Carlos Alvarado renunció a la pensión de expresidente. En sentido estricto, la ley no lo permite porque los derechos laborales son irrenunciables, pero la carta enviada a la Dirección Nacional de Pensiones del Ministerio de Trabajo es un firme compromiso de no recibir la jubilación. Si en el futuro la reclamara, una tormenta de críticas caería sobre él. Nada conduce a cuestionar la sinceridad del gesto.
Es difícil imaginar una decisión menos polémica y más encomiable. Un hombre de 42 años, con otros 23 de vida laboral por delante, hace bien al rechazar la condición de jubilado por cuenta ajena. No obstante, los comentarios al pie de la información publicada por este diario demuestran que, en la Costa Rica de nuestros días, ningún gesto es encomiable y en ningún acto hay virtud.
El país se divide entre quienes no perdonan al rival siquiera los aciertos y quienes del todo a nadie perdonan. El cinismo nos tomó por asalto y corroe, a paso acelerado, el fundamento de las instituciones democráticas. Si en alguna parte hay honestidad o buenas intenciones, es mera apariencia y el incrédulo se sienta a esperar la prueba en contrario. A veces falta la paciencia y la prueba se inventa o, simplemente, se prescinde de ella, sustituyéndola por afirmaciones contundentes.
Uno de los comentaristas niega mérito a la renuncia del mandatario porque «de por sí ya se robó todo por otro lado». A los periodistas nos encantaría conocer detalles del «robo». También a la Fiscalía, que hasta dio trámite a una denuncia anónima apoyada en recortes de periódico sin relación con actos de corrupción.
La verdad es que no hay el menor indicio de «robo». Hasta hoy, la deshonestidad del mandatario solo existe en el discurso destemplado, irresponsable y corrosivo de nuestra política. El comentarista prevé la posibilidad de que alguien disienta de sus infundios y lo califica, por anticipado, de «ingenuo» o «PAC lover», capaz de creer que sea «un acto de honestidad». En su mente, las buenas intenciones son inimaginables y quien no las descarte «a priori» es ciegamente partidario o irremediablemente tonto.
Escribo, pues, advertido de las consecuencias.

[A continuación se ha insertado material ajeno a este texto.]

def _packed(name: str, t: Optional[torch.Tensor], n_bytes: Optional[int]) -> None:
    if t is None or n_bytes is None:
        return
    have = t.numel() * t.element_size()
    if have != n_bytes:
        raise NativeError(f"{name}: the packed weights hold {have} bytes, the shape implies {n_bytes} (see separation/conv_pack.py)")


def _conv3x3_packed_bytes(c_in: int, c_out: int, cob: int, stage: int) -> Optional[int]:
    if c_in <= 0 or c_out <= 0 or c_in % 16 or c_out % cob:
        return None
    return (c_out // cob) * (c_in // stage) * (5 if stage == 16 else 3) * 2 * (cob // 16) * 64 * 8 * 2


def _linear_packed_bytes(n: int, k: int, bn: int) -> Optional[int]:
    if n <= 0 or k <= 0 or (bn == 0 and (n % 96 or k % 32)):
        return None
    n2 = -(-n // bn) * bn if bn else n
    return 2 * n2 * (-(-k // 32) * 32) * 2


class Context:

    def __init__(self, device: str = "cuda:0"):
        if not torch.cuda.is_available():
            raise NativeError("no HIP device visible to PyTorch: the audio-cut HIP path needs a GPU")
        self.device = torch.device(device)
        if self.device.type != "cuda":
            raise NativeError(f"device {device!r} is not a HIP device")
        self.index = self.device.index if self.device.index is not None else torch.cuda.current_device()
        self.device = torch.device("cuda", self.index)
        self.lib = load()
        handle = _P()
        with torch.cuda.device(self.index):
            _check(self.lib.ac_ctx_create(self.index, C.byref(handle)))
        self._h = handle
        self._rs_filters: dict = {}
        self._pf = threading.local()

    def close(self) -> None:
        if getattr(self, "_h", None):
            self.lib.ac_ctx_destroy(self._h)
            self._h = None

    def __del__(self):
        try:
            self.close()
        except Exception:
            pass

    SMALL_UPLOAD_BYTES = 1 << 20

    def to_device(self, arr, dtype=None) -> torch.Tensor:
        t = torch.as_tensor(np.ascontiguousarray(arr))
        if dtype is not None:
            t = t.to(dtype)
        if 0 < t.numel() * t.element_size() <= self.SMALL_UPLOAD_BYTES and not t.is_cuda:
            staged = torch.empty(t.shape, dtype=t.dtype, pin_memory=True)
            staged.copy_(t)
            return staged.to(self.device, non_blocking=True)
# ... 803 lines not shown
            raise NativeError("conv1x1_small expects a contiguous float32 NCHW tensor")
        b, c, h, w = x.shape
        w2 = weight.reshape(weight.shape[0], -1)
        if w2.shape[1] != c or not w2.is_contiguous():
            raise NativeError("conv1x1_small: weight must be [C_out, C_in(,1,1)] contiguous")
        _packed("conv1x1_small (bias)", bias, w2.shape[0] * 4)
        out = torch.empty((b, w2.shape[0], h, w), dtype=torch.float32, device=self.device)
        _check(self.lib.ac_conv1x1_small(self._h, _ptr(x), _ptr(w2), _ptr(bias), _ptr(out), b, c, w2.shape[0], h * w, int(relu), _stream()))
        return out

    def down2x_f16x3(self, x: torch.Tensor, w_packed: torch.Tensor, bias: torch.Tensor, c_out: int, w_unscale: float,
                     in_amax: Optional[torch.Tensor] = None, out_amax: Optional[torch.Tensor] = None) -> torch.Tensor:
        if x.dtype != torch.float32 or x.dim() != 4 or not x.is_contiguous():
            raise NativeError("down2x_f16x3 expects a contiguous float32 NCHW tensor")
        b, c, h, w = x.shape
        _packed("down2x_f16x3", w_packed, _linear_packed_bytes(int(c_out), 4 * c, 96))
        out = torch.empty((b, c_out, h // 2, w // 2), dtype=torch.float32, device=self.device)
        pi, po = self._amax_args(b, in_amax, out_amax, h, h // 2)
        _check(self.lib.ac_down2x_f16x3(self._h, _ptr(x), _ptr(w_packed), _ptr(bias), _ptr(out), b, c, c_out, h, w, float(w_unscale),
                                        pi, po, _stream()))
        return out

    def up2x_f16x3(self, x: torch.Tensor, w_packed: torch.Tensor, bias: torch.Tensor, c_out: int, w_unscale: float,
                   skip: Optional[torch.Tensor] = None, in_amax: Optional[torch.Tensor] = None,
                   out_amax: Optional[torch.Tensor] = None) -> torch.Tensor:
        if x.dtype != torch.float32 or x.dim() != 4 or not x.is_contiguous():
            raise NativeError("up2x_f16x3 expects a contiguous float32 NCHW tensor")
        b, c, h, w = x.shape
        _packed("up2x_f16x3", w_packed, _linear_packed_bytes(4 * int(c_out), c, 96))
        out = torch.empty((b, c_out, 2 * h, 2 * w), dtype=torch.float32, device=self.device)
        if skip is not None and (skip.shape != out.shape or not skip.is_contiguous() or skip.dtype != torch.float32):
            raise NativeError("up2x_f16x3: skip must match the output")
        pi, po = self._amax_args(b, in_amax, out_amax, h, 2 * h)
        _check(self.lib.ac_up2x_f16x3(self._h, _ptr(x), _ptr(w_packed), _ptr(bias), _ptr(skip), _ptr(out), b, c, c_out, h, w,
                                      float(w_unscale), pi, po, _stream()))
        return out

    def sum_squares_parts(self, x: torch.Tensor) -> torch.Tensor:
        self._chk_f32(x)
        hit = self._pf_take("sum_squares_parts", x)
        if hit is not None:
            return hit
        n = x.numel()
        parts = min(1024, max(1, n // 4096))
        buf = torch.empty(parts, dtype=torch.float64, device=self.device)
        _check(self.lib.ac_sum_squares(self._h, _ptr(x), n, _ptr(buf), parts, _stream()))
        return buf

    WINDOW_MEAN_SQUARE_MAX = 8191

    def window_mean_squares(self, x: torch.Tensor, starts, ends) -> np.ndarray:
        self._chk_f32(x)
        a = np.asarray(starts, dtype=np.int64); b = np.asarray(ends, dtype=np.int64)
        n = int(x.numel())
        if a.shape != b.shape or a.ndim != 1:
            raise ValueError("starts / ends must be equally long 1-D sequences")
        if a.size == 0:
            return np.zeros(0, dtype=np.float64)
        if np.any(a < 0) or np.any(b > n) or np.any(b < a) or np.any(b - a > self.WINDOW_MEAN_SQUARE_MAX):
            raise ValueError("windows must lie inside the wave and be at most WINDOW_MEAN_SQUARE_MAX samples long")
        out = torch.empty(a.size, dtype=torch.float64, device=self.device)
        a_dev, b_dev = self.to_device(a), self.to_device(b)
        _check(self.lib.ac_window_sum_squares(self._h, _ptr(x), n, _ptr(a_dev), _ptr(b_dev), int(a.size), _ptr(out), _stream()))
        sums = out.cpu().numpy()
        length = (b - a).astype(np.float64)
        return np.where(length > 0, sums / np.where(length > 0, length, 1.0), 0.0)

    def mean_square(self, x: torch.Tensor) -> float:
        self._chk_f32(x)
        n = x.numel()
        if n == 0:
            return 0.0
        return float(np.sum(self.sum_squares_parts(x).cpu().numpy())) / float(n)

Pude haber escrito sobre cualquier otra cosa, pero sería cobarde no salir al paso de la mentira. Es hora de alzar la voz contra el discurso corrosivo, no por bien del presidente, que en unos meses dejará de serlo, sino por sus sucesores. También, por el resto de los funcionarios, sean de nombramiento político o de carrera. Y, sobre todo, por la salud de nuestras instituciones democráticas.